Available <PYTHON_VERSION>: py27, py34, py35, py36, py37

.. code-block:: console

tox -e pep8

pyenv <https://github.com/pyenv/pyenv>_ is usually a helpful tool to manage multiple versions of Python.

Caution

Currently, the atomic operation is supported on Windows while still in experimental, That's saying, the data in persistqueue.Queue could be in unreadable state when an incidental failure occurs during Queue.task_done.

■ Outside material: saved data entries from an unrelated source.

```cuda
template <int BLOCK, int MAXC, bool COHERENT>
__device__ __forceinline__ void thread_build_node(Strip<BLOCK> &s, uint32_t *smem, const ForestDev &f, uint32_t v, int d,
                                                  uint32_t &hashed, uint32_t &exts, uint32_t (&ref)[8]) {
    s.init(smem);
    uint32_t j0 = f.node_start[v], k = f.node_start[v + 1] - j0;
    if (k + 1 > (uint32_t)MAXC) k = MAXC - 1;
    uint32_t state_mask, tree_mask, hash_mask, l, r;
    uint32_t meta;
    bool done = false;
    if constexpr (MAXC == 3 && !COHERENT) {
        const uint32_t n = (uint32_t)f.n;
        const uint32_t g0 = f.gap_sorted[j0], g1 = k >= 2 ? f.gap_sorted[j0 + 1] : g0;
        uint32_t id[3], nb[3], mt[3];
        id[0] = f.E[g0 - 1];
        nb[0] = f.nibs[g0] >> 4;
        id[1] = f.S[g0];
        nb[1] = f.nibs[g0] & 15;
        id[2] = k >= 2 ? f.S[g1] : id[1];
        nb[2] = k >= 2 ? (uint32_t)(f.nibs[g1] & 15) : 15u;
#pragma unroll
        for (int c = 0; c < 3; c++) mt[c] = id[c] < n ? f.leaf_meta[id[c]] : f.node_meta[id[c] - n];
        const bool three = k >= 2;
        if (k >= 1 && ((mt[0] | mt[1] | (three ? mt[2] : 0u)) & META_LEN) == 0) {
            uint32_t rr[3][8];
#pragma unroll
            for (int c = 0; c < 3; c++)
                load32_nc(id[c] < n ? f.leaf_ref + 32 * (uint64_t)id[c] : f.node_ref + 32 * (uint64_t)(id[c] - n), rr[c]);
            state_mask = tree_mask = hash_mask = 0;
#pragma unroll
            for (int c = 0; c < 3; c++) {
                if (c < 2 || three) {
                    const uint32_t bit = 1u << nb[c];
                    state_mask |= bit;
                    if (id[c] >= n || (mt[c] & META_ISNODE)) {
                        if (!(mt[c] & META_EXT)) hash_mask |= bit;
                        if (mt[c] & META_STORED) tree_mask |= bit;
                    }
                }
// ... 4 lines not shown
            uint32_t m[34];
            branch23_words(rr[0], rr[1], rr[2], nb[0], nb[1], nb[2], three, m);
            uint64_t a[25];
#pragma unroll
            for (int q = 0; q < 17; q++) a[q] = ((uint64_t)m[2 * q + 1] << 32) | m[2 * q];
#pragma unroll
            for (int q = 17; q < 25; q++) a[q] = 0;
            keccak_f1600_final(a);
#pragma unroll
            for (int q = 0; q < 4; q++) {
                ref[2 * q] = (uint32_t)a[q];
                ref[2 * q + 1] = (uint32_t)(a[q] >> 32);
            }
            hashed++;
            meta = 0;
            done = true;
        }
    }
    uint32_t len = 0;
    if (!done) len = encode_branch_u<BLOCK, MAXC, COHERENT>(s, f, j0, k, state_mask, tree_mask, hash_mask, l, r);
    const int pd = parent_depth(f, l, r);
    if (!done) meta = strip_to_ref(s, len, pd < 0 && pd + 1 >= d, ref, hashed);
    meta = thread_finish_node(s, ref, meta, pd, d, f.keys + 32 * (uint64_t)l, hashed, exts);
    bool stored = (tree_mask | hash_mask) != 0;
    if (stored) meta |= META_STORED;
    store32(f.node_ref + 32 * (uint64_t)v, ref);
    f.node_meta[v] = (uint8_t)meta;
    f.node_l[v] = l;
    f.node_r[v] = r;
    f.node_masks[v] = make_ushort4((unsigned short)state_mask, (unsigned short)tree_mask, (unsigned short)hash_mask,
                                   (unsigned short)d);
    f.S[l] = (uint32_t)f.n + v;
    f.E[r] = (uint32_t)f.n + v;
}

struct PrefetchedNode3 {
    uint32_t v, j0, k;
    uint32_t g0, g1;
    uint32_t id[3], nb[3], mt[3];
    uint32_t rr[3][8];
    uint32_t nl, nr;
    bool valid;
};

template <int BLOCK>
__device__ __forceinline__ void pf3_stage_a(const ForestDev &f, const uint32_t *__restrict__ node_order, uint64_t p, uint32_t pos_hi,
                                            PrefetchedNode3 &x) {
    x.valid = p < pos_hi;
    if (x.valid) {
        x.v = __ldg(node_order + p);
        x.j0 = f.node_start[x.v];
        x.k = f.node_start[x.v + 1] - x.j0;
    }
}
__device__ __forceinline__ void pf3_stage_b(const ForestDev &f, PrefetchedNode3 &x) {
    if (x.valid) {
        x.g0 = f.gap_sorted[x.j0];
        x.g1 = x.k >= 2 ? f.gap_sorted[x.j0 + 1] : x.g0;
    }
}
__device__ __forceinline__ void pf3_stage_c(const ForestDev &f, PrefetchedNode3 &x) {
    if (x.valid) {
        const uint32_t nib0 = f.nibs[x.g0], nib1 = f.nibs[x.g1];
        x.id[0] = f.E[x.g0 - 1];
        x.id[1] = f.S[x.g0];
        x.id[2] = x.k >= 2 ? f.S[x.g1] : x.id[1];
// ... 70 lines not shown
            keccak_rounds<17, 23>(a);
            keccak_round(a, 0x8000000080008008ULL);
#pragma unroll
            for (int q = 0; q < 4; q++) {
                ref[2 * q] = (uint32_t)a[q];
                ref[2 * q + 1] = (uint32_t)(a[q] >> 32);
            }
            hashed++;
            int pdl = depth_of(lpl), pdr = depth_of(lpr);
            int pd = pdl > pdr ? pdl : pdr;
            meta = thread_finish_node(s, ref, 0u, pd, d, f.keys + 32 * (uint64_t)l, hashed, exts);
            if ((tree_mask | hash_mask) != 0) meta |= META_STORED;
            store32(f.node_ref + 32 * (uint64_t)v, ref);
            f.node_meta[v] = (uint8_t)meta;
            f.node_l[v] = l;
            f.node_r[v] = r;
            f.node_masks[v] = make_ushort4((unsigned short)state_mask, (unsigned short)tree_mask, (unsigned short)hash_mask,
                                           (unsigned short)d);
            f.S[l] = n + v;
            f.E[r] = n + v;
        } else {
            pf3_stage_b(f, nx);
            pf3_stage_c(f, nx);
            pf3_stage_d(f, nx);
            thread_build_node<BLOCK, 3, false>(s, smem, f, v, d, hashed, exts, ref);
        }
        cur = nx;
        p += step;
    }
    flush_counters(f.counters, hashed, exts);
}

template <int BLOCK, int MAXC>
__global__ void __launch_bounds__(BLOCK) branch_kernel(ForestDev f, const uint32_t *__restrict__ node_order,
                                                       uint32_t pos_lo, uint32_t pos_hi, int d) {
    extern __shared__ uint32_t smem[];
    if (*(volatile int *)f.err != B200_DEVERR_NONE) return;
    Strip<BLOCK> s;
    uint32_t hashed = 0, exts = 0;
    const uint32_t step = gridDim.x * BLOCK;
    for (uint64_t p64 = (uint64_t)pos_lo + blockIdx.x * BLOCK + threadIdx.x; p64 < pos_hi; p64 += step) {
        uint32_t ref[8];
        thread_build_node<BLOCK, MAXC, false>(s, smem, f, __ldg(node_order + p64), d, hashed, exts, ref);
    }
    flush_counters(f.counters, hashed, exts);
}
```

reth_b200/csrc/tk_dtrie.cuh:

```cuda

static __device__ __forceinline__ uint32_t dt_nib(const uint8_t *key, uint32_t i) { return key_nibble_mem(key, i); }

static __device__ __forceinline__ uint32_t dt_lcp(const uint8_t *a, const uint8_t *b, uint32_t from, uint32_t limit) {
    uint32_t i = from & ~1u;
    for (; i < limit; i += 2) {
        uint32_t x = a[i >> 1] ^ b[i >> 1];
        if (x) {
            uint32_t l = (x & 0xF0) ? i : i + 1;
            return l < limit ? l : limit;
        }
    }
    return limit;
}

static __device__ __forceinline__ void dt_copy32(uint8_t *dst, const uint8_t *src) {
    const uint4 *s = reinterpret_cast<const uint4 *>(src);
    uint4 *d = reinterpret_cast<uint4 *>(dst);
    d[0] = s[0];
    d[1] = s[1];
}
static __device__ __forceinline__ void dt_copy72(uint8_t *dst, const uint8_t *src) {
    const uint64_t *s = reinterpret_cast<const uint64_t *>(src);
    uint64_t *d = reinterpret_cast<uint64_t *>(dst);
#pragma unroll
// ... 761 lines not shown
                                                     uint32_t &hashed, uint32_t &exts, uint32_t (&ref)[8]) {
    s.init(smem);
    const int d = t.ndepth[v];
    uint32_t state_mask, tree_mask, hash_mask;
    const uint32_t payload = dt_branch_payload<true>(t, v, state_mask, tree_mask, hash_mask);
    dt_put_branch<true>(s, t, v, payload);
    const uint32_t par = t.nparent[v];
    const int pd = par == DT_NONE ? -1 : (int)t.ndepth[par];
    uint32_t meta = strip_to_ref(s, list_header_len(payload) + payload, pd < 0 && pd + 1 >= d, ref, hashed);
    meta = thread_finish_node(s, ref, meta, pd, d, t.nkey + 32 * (uint64_t)v, hashed, exts);
    if ((tree_mask | hash_mask) != 0) meta |= META_STORED;
    if ((t.nmeta[v] & META_STORED) && !(meta & META_STORED)) dt_record_removed(t, v);
    store32(t.nref + 32 * (uint64_t)v, ref);
    t.nmeta[v] = (uint8_t)meta;
    t.nmasks[v] = make_ushort4((unsigned short)state_mask, (unsigned short)tree_mask, (unsigned short)hash_mask, (unsigned short)d);
    t.built[atomicAdd(&t.g[DG_BUILT], 1u)] = v;
}

template <int BLOCK>
__global__ void __launch_bounds__(BLOCK) dt_wavefront_thread_kernel(DTrieDev t, const uint32_t *__restrict__ count_p,
                                                                   uint32_t *__restrict__ handoff_list,
                                                                   uint32_t *__restrict__ handoff_count, int split_depth) {
    extern __shared__ uint32_t smem[];
    if (*(volatile int *)t.err != B200_DEVERR_NONE) return;
    Strip<BLOCK> s;
    uint32_t hashed = 0, exts = 0;
    const uint32_t e = blockIdx.x * BLOCK + threadIdx.x;
    const uint32_t sd = e < *count_p ? t.seeds[e] : DT_NONE;
    if (sd != DT_NONE) {
        uint32_t ref[8];
        uint32_t p;
        if (sd & DT_LEAF) {
            const uint32_t x = sd & ~DT_LEAF;
            s.init(smem);
            p = t.lparent[x];
            const int pd = p == DT_NONE ? -1 : (int)t.ndepth[p];
            uint32_t k[8];
            load32_nc(t.lkey + 32 * (uint64_t)x, k);
            uint32_t len = t.account ? encode_leaf<Strip<BLOCK>, true>(s, k, pd, t.lval + 72 * (uint64_t)x,
                                                                        t.lsroot ? t.lsroot + 32 * (uint64_t)x : nullptr, t.err)
                                     : encode_leaf<Strip<BLOCK>, false>(s, k, pd, t.lval + 32 * (uint64_t)x, nullptr, t.err);
            uint32_t meta = strip_to_ref(s, len, pd < 0, ref, hashed);
            store32(t.lref + 32 * (uint64_t)x, ref);
            t.lmeta[x] = (uint8_t)meta;
        } else {
            dt_thread_build_node<BLOCK>(s, smem, t, sd, hashed, exts, ref);
            p = t.nparent[sd];
        }
        bool top = true;
        for (int hops = 0; p != DT_NONE; hops++) {
            if (hops > DT_MAX_HOPS) {
                atomicExch(t.err, B200_DEVERR_CORRUPT);
                top = false;
                break;
            }
            if ((int)t.ndepth[p] < split_depth) {
                __threadfence();
                handoff_list[atomicAdd(handoff_count, 1u)] = p;
                top = false;
                break;
            }
            __threadfence();
            bool last = atomicSub(&t.npending[p], 1u) == 1u;
            __threadfence();
            if (!last) {
                top = false;
                break;
            }
            dt_thread_build_node<BLOCK>(s, smem, t, p, hashed, exts, ref);
            p = t.nparent[p];
        }
        if (top) store32(t.top_out + (uint64_t)t.top_stride * dt_trie_of(t, sd), ref);
    }
    flush_counters(t.counters, hashed, exts);
}
// ... 56 lines not shown
```

reth_b200/csrc/tk_items.cuh:

```cuda
template <int BLOCK>
__global__ void __launch_bounds__(BLOCK) item_leaf_kernel(ForestDev f, ItemLeavesDev it, const uint8_t *__restrict__ values,
                                                          const uint8_t *__restrict__ storage_roots) {
    extern __shared__ uint32_t smem[];
    if (*(volatile int *)f.err == B200_DEVERR_UNSORTED || *(volatile int *)f.err == B200_DEVERR_BAD_OFFSETS) return;
    Strip<BLOCK> s;
    uint32_t hashed = 0, exts = 0;
    const uint32_t stride = it.account ? (uint32_t)sizeof(b200_account_dev) : 32u;
    const uint64_t step = (uint64_t)gridDim.x * BLOCK;
    for (uint64_t i = (uint64_t)blockIdx.x * BLOCK + threadIdx.x; i < f.n; i += step) {
        s.init(smem);
        const int pd = parent_depth(f, i, i);
        const uint32_t L = it.key_nibs[i];
        uint32_t ref[8], meta;
        if (L >= 64) {
            uint32_t k[8];
            load32(f.keys + 32 * i, k);
            const uint8_t *vp = values + (uint64_t)stride * i;
            uint32_t len = it.account ? encode_leaf<Strip<BLOCK>, true>(s, k, pd, vp, storage_roots ? storage_roots + 32 * i : nullptr, f.err)
                                      : encode_leaf<Strip<BLOCK>, false>(s, k, pd, vp, nullptr, f.err);
            meta = strip_to_ref(s, len, pd < 0, ref, hashed);
        } else {
            if (pd >= (int)L) atomicExch(f.err, B200_DEVERR_UNSORTED);
            {
                const uint2 *q = reinterpret_cast<const uint2 *>(values + (uint64_t)stride * i);
#pragma unroll
                for (int w = 0; w < 4; w++) {
                    uint2 t = __ldg(q + w);
                    ref[2 * w] = t.x;
                    ref[2 * w + 1] = t.y;
                }
            }
            meta = META_ISNODE | ((it.flags[i] & 1) ? META_STORED : 0u) |
                   thread_finish_node(s, ref, 0u, pd, (int)L, f.keys + 32 * i, hashed, exts);
        }
        store32(f.leaf_ref + 32 * i, ref);
        f.leaf_meta[i] = (uint8_t)meta;
        f.S[i] = (uint32_t)i;
        f.E[i] = (uint32_t)i;
    }
    flush_counters(f.counters, hashed, exts);
}

cudaError_t launch_item_leaves(const ForestDev &f, const ItemLeavesDev &it, const uint8_t *values, const uint8_t *storage_roots,
                               cudaStream_t st) {
    if (f.n == 0) return cudaSuccess;
    auto k = item_leaf_kernel<LEAF_BLOCK>;
    size_t smem = (size_t)LEAF_WORDS_ACCOUNT * LEAF_BLOCK * 4;
    k<<<persistent_grid(k, LEAF_BLOCK, smem, f.n), LEAF_BLOCK, smem, st>>>(f, it, values, storage_roots);
    return cudaGetLastError();
}
```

DO NOT put any critical data on persistqueue.queue on Windows.

Contribution

Simply fork this repo and send PR for your code change(also tests to cover your change), remember to give a title and description of your PR. I am willing to enhance this project with you :).

License

BSD <LICENSE>_

Contributors

Contributors <https://github.com/peter-wangxu/persist-queue/graphs/contributors>_

FAQ

persistqueue open 2 connections for the db if multithreading=True, the SQLite database is locked until that transaction is committed. The timeout parameter specifies how long the connection should wait for the lock to go away until raising an exception. Default time is 10, increase timeout when creating the queue if above error occurs.

The sqlite3 queues are heavily tested under multi-threading environment, if you find it's not thread-safe, please make sure you set the multithreading=True when initializing the queue before submitting new issue:).